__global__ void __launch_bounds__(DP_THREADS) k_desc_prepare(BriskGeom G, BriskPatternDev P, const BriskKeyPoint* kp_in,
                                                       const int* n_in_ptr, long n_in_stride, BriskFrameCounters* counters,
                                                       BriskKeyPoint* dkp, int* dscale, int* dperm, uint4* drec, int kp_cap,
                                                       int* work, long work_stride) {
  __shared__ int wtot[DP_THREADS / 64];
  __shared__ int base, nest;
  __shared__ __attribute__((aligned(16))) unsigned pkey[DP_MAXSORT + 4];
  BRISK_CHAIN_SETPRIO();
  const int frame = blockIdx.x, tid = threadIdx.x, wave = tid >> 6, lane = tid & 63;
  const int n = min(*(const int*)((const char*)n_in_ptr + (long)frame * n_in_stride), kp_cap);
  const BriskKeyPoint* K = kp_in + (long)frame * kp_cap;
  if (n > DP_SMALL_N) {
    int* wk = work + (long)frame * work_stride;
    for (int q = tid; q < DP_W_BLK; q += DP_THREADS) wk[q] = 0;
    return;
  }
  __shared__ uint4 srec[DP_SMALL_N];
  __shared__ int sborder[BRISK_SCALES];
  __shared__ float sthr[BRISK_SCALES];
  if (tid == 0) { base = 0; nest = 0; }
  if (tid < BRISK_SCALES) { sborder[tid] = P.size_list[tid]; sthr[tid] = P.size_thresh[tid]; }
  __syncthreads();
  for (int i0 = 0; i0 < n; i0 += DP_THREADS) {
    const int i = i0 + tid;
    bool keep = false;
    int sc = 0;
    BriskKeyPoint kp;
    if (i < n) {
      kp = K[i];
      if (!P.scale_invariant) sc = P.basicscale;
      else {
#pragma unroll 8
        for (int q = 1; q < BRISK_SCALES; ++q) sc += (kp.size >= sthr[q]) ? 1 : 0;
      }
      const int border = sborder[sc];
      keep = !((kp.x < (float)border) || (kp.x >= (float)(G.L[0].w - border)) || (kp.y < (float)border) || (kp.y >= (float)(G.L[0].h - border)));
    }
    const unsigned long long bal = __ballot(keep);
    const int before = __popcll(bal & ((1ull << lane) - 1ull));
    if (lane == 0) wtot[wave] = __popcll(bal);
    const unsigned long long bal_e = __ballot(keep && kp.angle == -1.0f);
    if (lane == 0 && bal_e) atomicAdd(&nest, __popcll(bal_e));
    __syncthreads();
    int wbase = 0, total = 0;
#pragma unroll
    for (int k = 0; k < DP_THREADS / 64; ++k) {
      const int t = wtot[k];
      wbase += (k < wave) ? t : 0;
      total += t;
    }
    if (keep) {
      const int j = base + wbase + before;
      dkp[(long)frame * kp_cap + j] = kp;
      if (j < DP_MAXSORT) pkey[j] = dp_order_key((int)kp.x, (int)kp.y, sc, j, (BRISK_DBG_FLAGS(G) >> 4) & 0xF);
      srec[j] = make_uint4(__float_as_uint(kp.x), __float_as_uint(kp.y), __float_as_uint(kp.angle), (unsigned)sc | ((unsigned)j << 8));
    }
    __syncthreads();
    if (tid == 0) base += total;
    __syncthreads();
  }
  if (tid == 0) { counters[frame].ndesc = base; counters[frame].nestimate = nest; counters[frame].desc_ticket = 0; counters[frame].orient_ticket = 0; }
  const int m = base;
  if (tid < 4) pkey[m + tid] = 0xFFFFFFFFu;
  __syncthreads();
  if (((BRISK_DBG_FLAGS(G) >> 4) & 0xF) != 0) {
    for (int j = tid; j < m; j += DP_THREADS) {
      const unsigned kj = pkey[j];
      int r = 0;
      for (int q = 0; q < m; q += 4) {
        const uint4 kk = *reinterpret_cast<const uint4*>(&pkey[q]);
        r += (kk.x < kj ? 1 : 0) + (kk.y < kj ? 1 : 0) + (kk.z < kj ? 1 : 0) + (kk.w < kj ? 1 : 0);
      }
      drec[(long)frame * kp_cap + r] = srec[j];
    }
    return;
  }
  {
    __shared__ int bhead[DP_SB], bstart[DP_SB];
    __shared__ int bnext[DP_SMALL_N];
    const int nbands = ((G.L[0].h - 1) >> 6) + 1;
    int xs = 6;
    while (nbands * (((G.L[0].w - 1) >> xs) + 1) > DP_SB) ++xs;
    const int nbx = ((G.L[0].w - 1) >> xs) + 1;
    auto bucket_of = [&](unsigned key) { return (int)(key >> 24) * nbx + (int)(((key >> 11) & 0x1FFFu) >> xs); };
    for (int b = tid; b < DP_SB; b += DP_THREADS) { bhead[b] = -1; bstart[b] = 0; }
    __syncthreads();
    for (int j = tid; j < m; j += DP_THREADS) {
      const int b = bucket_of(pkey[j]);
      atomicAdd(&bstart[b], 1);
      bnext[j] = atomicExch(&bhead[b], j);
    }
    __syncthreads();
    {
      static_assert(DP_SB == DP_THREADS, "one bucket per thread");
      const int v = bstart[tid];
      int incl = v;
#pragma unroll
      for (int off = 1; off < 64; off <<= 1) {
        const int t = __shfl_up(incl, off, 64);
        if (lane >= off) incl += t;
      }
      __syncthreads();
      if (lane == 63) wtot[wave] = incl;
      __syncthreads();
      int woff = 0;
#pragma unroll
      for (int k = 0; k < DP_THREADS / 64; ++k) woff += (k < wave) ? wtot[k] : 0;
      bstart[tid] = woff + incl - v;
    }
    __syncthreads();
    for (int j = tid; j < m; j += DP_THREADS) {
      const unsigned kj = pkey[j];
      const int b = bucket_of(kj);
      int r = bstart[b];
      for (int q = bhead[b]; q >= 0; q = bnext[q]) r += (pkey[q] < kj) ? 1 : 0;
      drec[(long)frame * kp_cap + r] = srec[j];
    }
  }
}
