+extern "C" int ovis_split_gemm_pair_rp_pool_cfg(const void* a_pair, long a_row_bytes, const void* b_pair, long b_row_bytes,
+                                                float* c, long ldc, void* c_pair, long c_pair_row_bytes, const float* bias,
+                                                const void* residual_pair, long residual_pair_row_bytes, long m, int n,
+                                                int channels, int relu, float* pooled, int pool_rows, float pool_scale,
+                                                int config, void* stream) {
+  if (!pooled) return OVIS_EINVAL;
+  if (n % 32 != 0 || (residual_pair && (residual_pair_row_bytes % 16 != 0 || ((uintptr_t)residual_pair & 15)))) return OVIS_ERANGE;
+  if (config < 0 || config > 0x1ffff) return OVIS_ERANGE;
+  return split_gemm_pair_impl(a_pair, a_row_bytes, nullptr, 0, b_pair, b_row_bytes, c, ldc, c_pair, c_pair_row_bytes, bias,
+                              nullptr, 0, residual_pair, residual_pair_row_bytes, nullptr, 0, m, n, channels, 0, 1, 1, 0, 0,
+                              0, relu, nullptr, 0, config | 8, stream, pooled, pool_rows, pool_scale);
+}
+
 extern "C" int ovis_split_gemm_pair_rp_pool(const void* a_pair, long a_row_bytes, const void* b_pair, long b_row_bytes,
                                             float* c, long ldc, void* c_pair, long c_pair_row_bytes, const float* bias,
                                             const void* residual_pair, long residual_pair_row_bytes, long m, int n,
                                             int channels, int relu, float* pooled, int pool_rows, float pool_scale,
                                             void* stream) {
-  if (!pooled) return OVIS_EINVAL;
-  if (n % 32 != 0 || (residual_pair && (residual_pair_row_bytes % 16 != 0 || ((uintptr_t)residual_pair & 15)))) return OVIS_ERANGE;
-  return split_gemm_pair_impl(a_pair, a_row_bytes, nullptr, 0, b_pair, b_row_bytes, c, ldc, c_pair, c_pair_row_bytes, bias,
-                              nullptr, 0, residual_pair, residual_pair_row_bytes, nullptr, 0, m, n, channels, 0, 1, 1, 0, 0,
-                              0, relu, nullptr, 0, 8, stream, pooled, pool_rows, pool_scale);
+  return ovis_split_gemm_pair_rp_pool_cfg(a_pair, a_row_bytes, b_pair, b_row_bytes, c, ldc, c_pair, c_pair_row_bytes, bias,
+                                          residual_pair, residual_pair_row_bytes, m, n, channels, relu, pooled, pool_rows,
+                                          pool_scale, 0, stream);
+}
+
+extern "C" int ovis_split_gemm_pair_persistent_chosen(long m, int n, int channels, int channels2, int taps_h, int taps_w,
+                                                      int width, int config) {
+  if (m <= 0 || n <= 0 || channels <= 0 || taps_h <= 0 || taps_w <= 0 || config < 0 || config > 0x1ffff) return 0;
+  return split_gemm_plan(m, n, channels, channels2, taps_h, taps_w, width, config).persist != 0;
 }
● ● ● ● ●
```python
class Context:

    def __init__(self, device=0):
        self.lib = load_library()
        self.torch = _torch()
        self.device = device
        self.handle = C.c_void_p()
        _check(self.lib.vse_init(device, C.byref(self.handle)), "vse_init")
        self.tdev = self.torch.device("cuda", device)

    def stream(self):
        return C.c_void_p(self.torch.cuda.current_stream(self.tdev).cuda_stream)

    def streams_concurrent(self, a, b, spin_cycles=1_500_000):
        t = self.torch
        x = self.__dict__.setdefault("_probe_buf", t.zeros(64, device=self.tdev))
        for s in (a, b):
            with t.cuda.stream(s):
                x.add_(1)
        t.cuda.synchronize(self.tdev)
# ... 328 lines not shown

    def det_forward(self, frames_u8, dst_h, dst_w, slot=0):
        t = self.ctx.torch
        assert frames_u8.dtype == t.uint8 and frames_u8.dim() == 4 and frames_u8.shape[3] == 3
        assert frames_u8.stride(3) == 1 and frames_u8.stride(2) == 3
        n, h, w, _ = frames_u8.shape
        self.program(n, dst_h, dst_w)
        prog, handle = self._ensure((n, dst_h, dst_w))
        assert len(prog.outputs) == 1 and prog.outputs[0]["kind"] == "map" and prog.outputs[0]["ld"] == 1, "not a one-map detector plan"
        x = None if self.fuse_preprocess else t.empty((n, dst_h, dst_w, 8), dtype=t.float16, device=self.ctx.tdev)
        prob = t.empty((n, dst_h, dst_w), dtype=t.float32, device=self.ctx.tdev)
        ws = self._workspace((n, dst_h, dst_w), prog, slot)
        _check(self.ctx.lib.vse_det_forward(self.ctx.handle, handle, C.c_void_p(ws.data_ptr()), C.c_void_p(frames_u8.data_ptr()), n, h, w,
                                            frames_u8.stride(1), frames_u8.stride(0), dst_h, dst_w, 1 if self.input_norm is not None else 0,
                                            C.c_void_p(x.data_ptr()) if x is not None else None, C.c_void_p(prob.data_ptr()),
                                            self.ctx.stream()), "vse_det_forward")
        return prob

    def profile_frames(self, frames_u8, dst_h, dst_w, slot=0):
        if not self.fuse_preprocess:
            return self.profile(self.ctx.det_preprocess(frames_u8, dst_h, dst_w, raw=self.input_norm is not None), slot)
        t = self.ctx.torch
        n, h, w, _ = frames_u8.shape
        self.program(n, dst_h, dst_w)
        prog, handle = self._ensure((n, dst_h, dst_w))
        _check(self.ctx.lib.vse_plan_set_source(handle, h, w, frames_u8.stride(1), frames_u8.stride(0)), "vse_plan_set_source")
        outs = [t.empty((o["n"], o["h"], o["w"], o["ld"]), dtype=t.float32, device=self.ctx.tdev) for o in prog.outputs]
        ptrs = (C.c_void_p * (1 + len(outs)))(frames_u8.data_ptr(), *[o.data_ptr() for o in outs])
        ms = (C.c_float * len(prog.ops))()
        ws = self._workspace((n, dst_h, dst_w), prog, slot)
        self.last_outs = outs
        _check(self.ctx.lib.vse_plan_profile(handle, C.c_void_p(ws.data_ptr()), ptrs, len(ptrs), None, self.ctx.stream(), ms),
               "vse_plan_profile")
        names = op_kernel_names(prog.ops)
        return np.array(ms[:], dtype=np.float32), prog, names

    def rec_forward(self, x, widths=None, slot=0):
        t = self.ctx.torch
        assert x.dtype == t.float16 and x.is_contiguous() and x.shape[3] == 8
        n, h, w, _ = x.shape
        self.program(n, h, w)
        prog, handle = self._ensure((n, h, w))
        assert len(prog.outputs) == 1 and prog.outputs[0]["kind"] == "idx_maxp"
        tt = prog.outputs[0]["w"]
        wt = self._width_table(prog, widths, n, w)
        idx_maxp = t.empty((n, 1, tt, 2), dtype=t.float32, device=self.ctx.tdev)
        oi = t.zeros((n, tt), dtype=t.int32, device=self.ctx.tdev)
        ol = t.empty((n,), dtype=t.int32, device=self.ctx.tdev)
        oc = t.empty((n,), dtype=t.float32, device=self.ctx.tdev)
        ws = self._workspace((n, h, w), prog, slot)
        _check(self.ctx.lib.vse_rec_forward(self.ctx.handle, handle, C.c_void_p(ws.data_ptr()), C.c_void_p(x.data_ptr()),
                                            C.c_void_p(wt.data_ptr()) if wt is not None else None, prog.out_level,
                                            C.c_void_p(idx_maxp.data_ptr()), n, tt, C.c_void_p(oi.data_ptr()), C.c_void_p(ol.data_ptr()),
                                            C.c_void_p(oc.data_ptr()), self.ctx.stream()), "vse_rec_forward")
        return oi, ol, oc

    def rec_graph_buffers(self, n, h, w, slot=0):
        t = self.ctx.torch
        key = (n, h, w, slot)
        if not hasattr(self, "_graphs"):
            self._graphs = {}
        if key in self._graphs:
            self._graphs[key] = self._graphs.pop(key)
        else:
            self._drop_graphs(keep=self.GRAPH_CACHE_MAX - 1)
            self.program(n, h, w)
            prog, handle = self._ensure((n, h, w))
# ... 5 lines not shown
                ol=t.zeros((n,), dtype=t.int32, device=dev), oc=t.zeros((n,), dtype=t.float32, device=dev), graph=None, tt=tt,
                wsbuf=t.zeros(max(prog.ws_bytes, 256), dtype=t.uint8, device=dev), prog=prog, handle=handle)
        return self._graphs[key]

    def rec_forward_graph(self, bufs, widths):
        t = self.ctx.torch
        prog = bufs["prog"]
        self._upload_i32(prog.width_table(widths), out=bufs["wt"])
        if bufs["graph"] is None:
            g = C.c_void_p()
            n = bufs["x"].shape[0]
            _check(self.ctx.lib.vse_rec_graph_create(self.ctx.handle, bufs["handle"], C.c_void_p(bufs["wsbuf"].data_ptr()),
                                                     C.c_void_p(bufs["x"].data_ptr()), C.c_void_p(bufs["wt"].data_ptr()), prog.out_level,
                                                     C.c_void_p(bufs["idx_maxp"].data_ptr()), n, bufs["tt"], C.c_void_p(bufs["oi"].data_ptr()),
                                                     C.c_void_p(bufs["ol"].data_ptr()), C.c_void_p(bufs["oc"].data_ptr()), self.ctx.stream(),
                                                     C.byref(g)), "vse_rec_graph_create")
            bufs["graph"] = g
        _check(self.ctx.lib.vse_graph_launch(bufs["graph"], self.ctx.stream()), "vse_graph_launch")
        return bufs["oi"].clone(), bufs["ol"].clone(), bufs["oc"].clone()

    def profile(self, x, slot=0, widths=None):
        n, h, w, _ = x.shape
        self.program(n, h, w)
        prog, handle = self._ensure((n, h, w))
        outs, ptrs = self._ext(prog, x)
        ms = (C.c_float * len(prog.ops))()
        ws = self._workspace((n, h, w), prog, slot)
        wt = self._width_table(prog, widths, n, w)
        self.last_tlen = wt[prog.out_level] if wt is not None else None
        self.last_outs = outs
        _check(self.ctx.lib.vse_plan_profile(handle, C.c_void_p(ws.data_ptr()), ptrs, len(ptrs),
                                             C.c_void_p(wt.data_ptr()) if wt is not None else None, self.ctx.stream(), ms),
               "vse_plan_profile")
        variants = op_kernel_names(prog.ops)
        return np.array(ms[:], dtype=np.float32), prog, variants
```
● ● ● ● ●
- _Exercise aim_
Restate word for word the lines in the material above from the one with "void __launch_bounds__(DP_THREADS) k_desc_prepare(BriskGeom" to the one with "int base, nest;"; both of those lines count, and nothing else does.

- _Written solution_
__global__ void __launch_bounds__(DP_THREADS) k_desc_prepare(BriskGeom G, BriskPatternDev P, const BriskKeyPoint* kp_in,
                                                       const int* n_in_ptr, long n_in_stride, BriskFrameCounters* counters,
                                                       BriskKeyPoint* dkp, int* dscale, int* dperm, uint4* drec, int kp_cap,
                                                       int* work, long work_stride) {
  __shared__ int wtot[DP_THREADS / 64];
  __shared__ int base, nest;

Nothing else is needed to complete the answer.